Items from a dataset
—————
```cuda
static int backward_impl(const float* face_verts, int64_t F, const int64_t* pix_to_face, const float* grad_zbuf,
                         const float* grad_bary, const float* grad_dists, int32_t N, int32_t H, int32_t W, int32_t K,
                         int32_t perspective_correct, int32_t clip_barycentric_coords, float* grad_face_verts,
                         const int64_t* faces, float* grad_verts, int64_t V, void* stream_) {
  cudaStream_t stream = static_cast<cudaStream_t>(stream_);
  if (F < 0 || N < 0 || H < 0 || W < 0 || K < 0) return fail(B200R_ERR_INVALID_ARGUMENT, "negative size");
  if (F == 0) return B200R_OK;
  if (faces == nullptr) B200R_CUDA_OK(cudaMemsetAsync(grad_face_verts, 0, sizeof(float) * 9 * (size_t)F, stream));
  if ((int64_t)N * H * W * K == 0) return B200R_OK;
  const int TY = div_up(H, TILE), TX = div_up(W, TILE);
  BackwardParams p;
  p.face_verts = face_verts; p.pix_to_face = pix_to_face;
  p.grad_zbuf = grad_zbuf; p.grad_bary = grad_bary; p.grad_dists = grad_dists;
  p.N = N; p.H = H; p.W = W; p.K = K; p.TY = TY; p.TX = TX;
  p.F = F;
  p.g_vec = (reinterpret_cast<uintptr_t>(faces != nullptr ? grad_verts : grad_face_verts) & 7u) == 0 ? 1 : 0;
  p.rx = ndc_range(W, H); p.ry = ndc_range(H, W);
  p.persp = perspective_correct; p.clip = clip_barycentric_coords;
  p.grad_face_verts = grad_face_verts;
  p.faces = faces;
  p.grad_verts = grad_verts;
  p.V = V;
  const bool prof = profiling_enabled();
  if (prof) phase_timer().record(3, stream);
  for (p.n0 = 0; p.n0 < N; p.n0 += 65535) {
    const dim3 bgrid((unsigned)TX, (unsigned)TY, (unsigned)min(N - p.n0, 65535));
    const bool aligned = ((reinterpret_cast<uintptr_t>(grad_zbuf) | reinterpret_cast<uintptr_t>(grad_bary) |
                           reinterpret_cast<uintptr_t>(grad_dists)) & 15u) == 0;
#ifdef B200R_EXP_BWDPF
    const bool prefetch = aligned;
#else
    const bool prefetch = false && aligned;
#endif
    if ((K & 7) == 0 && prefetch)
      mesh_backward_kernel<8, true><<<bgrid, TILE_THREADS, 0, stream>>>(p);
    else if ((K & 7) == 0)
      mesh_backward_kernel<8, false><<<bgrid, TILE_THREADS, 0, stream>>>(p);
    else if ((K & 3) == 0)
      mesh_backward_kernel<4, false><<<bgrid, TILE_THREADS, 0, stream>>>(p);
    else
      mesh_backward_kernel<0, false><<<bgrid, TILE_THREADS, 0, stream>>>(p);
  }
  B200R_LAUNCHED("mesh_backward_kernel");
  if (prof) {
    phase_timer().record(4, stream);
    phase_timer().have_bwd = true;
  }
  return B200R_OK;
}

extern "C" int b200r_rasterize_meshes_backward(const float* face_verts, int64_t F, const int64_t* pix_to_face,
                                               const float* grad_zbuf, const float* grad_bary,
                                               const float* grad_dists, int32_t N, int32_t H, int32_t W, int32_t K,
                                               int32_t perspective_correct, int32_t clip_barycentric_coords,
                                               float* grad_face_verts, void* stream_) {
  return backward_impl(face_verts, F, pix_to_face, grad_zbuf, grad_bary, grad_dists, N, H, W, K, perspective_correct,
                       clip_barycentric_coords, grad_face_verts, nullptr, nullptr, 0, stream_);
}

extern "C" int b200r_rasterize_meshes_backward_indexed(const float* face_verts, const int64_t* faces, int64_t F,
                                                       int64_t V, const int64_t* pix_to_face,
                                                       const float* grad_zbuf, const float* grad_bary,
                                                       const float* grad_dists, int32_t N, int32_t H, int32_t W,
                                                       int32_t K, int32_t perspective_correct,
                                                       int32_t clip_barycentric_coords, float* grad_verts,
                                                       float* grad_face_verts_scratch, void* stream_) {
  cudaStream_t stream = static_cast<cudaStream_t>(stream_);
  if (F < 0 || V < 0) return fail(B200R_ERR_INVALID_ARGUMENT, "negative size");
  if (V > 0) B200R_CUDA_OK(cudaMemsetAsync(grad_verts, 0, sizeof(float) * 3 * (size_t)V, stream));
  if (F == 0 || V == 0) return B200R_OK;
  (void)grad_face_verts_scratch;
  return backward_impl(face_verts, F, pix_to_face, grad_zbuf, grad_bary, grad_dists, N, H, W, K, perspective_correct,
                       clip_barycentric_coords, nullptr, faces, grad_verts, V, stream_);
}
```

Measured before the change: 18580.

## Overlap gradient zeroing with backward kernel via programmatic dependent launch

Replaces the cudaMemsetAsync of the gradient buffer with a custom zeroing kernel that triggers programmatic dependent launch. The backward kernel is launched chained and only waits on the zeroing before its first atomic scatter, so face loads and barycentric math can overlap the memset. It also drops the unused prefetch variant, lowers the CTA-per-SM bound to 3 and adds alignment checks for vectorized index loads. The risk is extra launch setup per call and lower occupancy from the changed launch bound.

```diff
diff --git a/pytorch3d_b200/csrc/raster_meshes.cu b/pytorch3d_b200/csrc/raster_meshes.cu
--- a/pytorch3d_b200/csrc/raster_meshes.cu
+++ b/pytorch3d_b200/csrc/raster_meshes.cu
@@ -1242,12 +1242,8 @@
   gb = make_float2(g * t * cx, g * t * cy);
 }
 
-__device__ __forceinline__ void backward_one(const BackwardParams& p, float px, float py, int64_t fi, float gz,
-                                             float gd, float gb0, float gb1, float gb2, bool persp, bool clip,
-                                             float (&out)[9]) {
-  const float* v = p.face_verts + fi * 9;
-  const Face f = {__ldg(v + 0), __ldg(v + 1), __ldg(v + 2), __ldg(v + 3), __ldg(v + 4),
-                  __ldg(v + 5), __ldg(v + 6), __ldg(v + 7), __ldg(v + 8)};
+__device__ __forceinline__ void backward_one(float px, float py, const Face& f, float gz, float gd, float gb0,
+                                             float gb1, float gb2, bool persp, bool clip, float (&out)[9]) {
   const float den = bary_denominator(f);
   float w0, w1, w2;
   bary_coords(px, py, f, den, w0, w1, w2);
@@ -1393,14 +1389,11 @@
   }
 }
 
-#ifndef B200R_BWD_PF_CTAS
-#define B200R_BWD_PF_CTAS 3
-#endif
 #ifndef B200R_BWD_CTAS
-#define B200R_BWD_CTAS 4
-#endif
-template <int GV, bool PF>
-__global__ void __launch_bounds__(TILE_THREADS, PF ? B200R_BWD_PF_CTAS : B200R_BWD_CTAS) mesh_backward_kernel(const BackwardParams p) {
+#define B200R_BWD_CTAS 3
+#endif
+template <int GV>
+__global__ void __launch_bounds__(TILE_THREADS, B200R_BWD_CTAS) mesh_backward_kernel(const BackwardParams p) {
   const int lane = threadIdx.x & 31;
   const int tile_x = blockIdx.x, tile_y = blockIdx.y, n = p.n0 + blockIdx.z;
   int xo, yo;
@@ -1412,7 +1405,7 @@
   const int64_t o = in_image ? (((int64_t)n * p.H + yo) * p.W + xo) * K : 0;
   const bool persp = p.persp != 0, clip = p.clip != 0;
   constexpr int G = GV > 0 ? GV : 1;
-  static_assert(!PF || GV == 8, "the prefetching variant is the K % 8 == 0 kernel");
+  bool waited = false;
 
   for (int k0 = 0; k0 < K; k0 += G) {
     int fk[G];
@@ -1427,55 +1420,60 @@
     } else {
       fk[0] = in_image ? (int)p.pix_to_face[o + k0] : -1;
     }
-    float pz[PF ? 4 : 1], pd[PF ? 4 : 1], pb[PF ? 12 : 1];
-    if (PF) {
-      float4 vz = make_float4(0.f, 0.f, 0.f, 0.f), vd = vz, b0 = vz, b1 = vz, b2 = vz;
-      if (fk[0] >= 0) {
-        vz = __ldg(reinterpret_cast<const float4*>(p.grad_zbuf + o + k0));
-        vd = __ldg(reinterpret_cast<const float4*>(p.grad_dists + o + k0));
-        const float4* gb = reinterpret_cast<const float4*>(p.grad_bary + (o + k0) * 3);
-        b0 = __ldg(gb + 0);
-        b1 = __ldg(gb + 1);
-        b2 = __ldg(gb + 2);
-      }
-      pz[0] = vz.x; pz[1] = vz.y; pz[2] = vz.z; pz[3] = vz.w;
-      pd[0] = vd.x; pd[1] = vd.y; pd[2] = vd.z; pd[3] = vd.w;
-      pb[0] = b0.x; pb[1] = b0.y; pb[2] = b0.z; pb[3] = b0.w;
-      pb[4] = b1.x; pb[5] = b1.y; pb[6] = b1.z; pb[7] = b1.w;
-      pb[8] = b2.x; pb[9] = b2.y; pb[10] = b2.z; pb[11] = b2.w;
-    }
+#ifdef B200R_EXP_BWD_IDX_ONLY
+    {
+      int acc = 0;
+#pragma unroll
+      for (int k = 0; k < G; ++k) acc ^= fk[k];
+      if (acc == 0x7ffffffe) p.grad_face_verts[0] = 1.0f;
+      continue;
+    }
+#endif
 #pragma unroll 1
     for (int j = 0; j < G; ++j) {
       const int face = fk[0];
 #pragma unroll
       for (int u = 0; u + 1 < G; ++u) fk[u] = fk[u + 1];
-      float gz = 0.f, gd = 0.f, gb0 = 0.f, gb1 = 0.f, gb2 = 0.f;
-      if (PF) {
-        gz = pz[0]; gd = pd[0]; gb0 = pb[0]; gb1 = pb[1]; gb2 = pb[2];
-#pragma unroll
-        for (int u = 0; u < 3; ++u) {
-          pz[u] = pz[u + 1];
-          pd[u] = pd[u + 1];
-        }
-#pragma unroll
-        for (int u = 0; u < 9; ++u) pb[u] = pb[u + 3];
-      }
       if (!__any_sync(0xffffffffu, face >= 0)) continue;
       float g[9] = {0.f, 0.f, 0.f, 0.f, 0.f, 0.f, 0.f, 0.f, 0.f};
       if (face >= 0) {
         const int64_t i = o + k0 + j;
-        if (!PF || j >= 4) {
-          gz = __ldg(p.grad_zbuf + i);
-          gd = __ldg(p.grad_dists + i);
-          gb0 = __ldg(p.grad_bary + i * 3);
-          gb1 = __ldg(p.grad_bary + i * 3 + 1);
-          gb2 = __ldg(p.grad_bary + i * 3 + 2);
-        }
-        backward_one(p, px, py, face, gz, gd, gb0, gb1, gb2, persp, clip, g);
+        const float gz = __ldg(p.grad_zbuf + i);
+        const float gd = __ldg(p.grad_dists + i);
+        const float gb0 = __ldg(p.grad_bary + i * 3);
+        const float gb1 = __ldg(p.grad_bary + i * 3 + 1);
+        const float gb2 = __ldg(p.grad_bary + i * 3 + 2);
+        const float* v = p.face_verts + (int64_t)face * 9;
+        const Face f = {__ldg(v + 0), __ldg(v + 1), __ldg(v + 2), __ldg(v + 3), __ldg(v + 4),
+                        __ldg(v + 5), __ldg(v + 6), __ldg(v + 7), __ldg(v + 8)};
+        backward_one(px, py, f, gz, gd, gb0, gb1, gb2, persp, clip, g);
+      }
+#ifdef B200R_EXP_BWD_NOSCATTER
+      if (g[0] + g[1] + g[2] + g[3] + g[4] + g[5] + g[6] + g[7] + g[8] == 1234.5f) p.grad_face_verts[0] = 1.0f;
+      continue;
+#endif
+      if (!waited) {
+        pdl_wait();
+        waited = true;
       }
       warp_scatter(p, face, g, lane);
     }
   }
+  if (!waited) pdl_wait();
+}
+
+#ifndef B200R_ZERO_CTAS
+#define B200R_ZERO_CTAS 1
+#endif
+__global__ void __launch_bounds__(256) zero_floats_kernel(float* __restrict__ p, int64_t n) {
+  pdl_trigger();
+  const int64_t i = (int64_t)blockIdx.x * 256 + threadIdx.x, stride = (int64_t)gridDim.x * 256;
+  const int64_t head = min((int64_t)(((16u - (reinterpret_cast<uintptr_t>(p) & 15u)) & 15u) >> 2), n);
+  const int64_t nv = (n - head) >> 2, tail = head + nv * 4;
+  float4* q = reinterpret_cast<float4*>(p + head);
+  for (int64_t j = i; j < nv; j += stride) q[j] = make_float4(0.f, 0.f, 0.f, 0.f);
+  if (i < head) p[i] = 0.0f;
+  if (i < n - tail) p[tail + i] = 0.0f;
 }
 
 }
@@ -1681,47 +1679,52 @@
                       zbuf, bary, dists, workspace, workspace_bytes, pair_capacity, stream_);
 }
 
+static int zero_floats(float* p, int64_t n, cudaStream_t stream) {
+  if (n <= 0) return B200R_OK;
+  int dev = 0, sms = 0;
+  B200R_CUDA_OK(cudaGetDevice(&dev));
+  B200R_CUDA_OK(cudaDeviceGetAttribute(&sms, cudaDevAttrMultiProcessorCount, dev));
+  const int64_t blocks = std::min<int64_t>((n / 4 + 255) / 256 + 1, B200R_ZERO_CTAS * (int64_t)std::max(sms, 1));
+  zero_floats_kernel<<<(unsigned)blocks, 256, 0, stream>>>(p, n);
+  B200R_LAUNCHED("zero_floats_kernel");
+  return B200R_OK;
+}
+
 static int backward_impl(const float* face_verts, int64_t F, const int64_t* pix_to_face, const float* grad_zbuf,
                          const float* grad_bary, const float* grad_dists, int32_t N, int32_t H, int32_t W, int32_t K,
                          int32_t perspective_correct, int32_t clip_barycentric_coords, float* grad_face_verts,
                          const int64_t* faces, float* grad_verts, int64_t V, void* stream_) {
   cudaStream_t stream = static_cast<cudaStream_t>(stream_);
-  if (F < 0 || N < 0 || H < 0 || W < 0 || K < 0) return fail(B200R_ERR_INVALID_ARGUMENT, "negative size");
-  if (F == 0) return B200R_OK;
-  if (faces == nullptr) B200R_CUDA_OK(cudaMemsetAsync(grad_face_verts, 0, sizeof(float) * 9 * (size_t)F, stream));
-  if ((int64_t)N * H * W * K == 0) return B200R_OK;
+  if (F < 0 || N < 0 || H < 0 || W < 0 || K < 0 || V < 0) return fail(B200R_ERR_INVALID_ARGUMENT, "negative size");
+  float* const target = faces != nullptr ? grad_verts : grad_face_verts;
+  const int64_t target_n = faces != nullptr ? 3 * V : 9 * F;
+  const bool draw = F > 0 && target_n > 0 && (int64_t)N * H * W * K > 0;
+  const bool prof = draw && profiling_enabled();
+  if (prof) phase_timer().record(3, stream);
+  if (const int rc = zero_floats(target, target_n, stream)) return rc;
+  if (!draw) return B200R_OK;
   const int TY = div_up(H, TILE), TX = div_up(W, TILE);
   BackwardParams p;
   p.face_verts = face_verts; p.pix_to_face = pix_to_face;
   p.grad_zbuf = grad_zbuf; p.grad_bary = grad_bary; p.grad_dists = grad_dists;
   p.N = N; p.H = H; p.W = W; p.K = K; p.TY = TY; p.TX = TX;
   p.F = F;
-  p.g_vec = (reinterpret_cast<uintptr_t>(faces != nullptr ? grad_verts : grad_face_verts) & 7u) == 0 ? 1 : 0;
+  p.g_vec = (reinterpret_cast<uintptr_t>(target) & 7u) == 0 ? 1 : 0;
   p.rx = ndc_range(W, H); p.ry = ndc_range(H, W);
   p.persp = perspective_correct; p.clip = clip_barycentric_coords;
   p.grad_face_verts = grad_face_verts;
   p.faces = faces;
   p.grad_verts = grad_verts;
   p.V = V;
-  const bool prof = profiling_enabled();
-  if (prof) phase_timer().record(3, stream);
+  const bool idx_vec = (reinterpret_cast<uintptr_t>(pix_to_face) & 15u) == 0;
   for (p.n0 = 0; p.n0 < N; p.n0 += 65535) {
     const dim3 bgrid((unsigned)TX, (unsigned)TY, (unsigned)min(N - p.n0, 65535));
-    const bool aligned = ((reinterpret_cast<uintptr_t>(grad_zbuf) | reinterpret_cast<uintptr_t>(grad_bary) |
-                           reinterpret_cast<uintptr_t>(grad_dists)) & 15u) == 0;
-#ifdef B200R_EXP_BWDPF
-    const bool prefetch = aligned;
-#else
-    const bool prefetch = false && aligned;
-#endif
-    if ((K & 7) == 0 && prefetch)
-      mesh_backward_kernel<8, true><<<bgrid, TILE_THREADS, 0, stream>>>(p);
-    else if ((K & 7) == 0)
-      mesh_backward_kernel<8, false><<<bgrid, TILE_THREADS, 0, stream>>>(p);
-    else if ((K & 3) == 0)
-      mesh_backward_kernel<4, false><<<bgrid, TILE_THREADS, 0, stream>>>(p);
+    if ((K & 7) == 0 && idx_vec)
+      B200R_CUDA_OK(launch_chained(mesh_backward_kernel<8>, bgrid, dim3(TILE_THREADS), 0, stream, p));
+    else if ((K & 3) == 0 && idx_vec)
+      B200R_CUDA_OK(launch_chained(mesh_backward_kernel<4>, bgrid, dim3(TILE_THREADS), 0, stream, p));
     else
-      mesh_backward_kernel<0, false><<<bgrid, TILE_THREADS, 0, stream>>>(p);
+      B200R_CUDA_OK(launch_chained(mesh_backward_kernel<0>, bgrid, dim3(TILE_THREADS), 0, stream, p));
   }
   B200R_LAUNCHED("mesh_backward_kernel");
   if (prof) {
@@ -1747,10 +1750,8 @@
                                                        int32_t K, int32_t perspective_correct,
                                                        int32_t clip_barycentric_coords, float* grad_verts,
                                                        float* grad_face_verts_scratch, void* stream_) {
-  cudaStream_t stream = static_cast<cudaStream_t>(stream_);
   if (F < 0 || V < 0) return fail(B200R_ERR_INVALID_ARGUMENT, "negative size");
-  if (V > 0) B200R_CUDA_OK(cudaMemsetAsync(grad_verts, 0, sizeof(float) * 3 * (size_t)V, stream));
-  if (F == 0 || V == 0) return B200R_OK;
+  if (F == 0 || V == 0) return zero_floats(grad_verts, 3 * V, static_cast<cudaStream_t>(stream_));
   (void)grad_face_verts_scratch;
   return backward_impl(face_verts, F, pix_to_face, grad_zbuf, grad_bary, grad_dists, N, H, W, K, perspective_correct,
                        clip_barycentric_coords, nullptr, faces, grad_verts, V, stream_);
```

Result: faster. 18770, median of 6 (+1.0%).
—————
In the records above, how many lines contain the word "extern"? Give the number alone.

2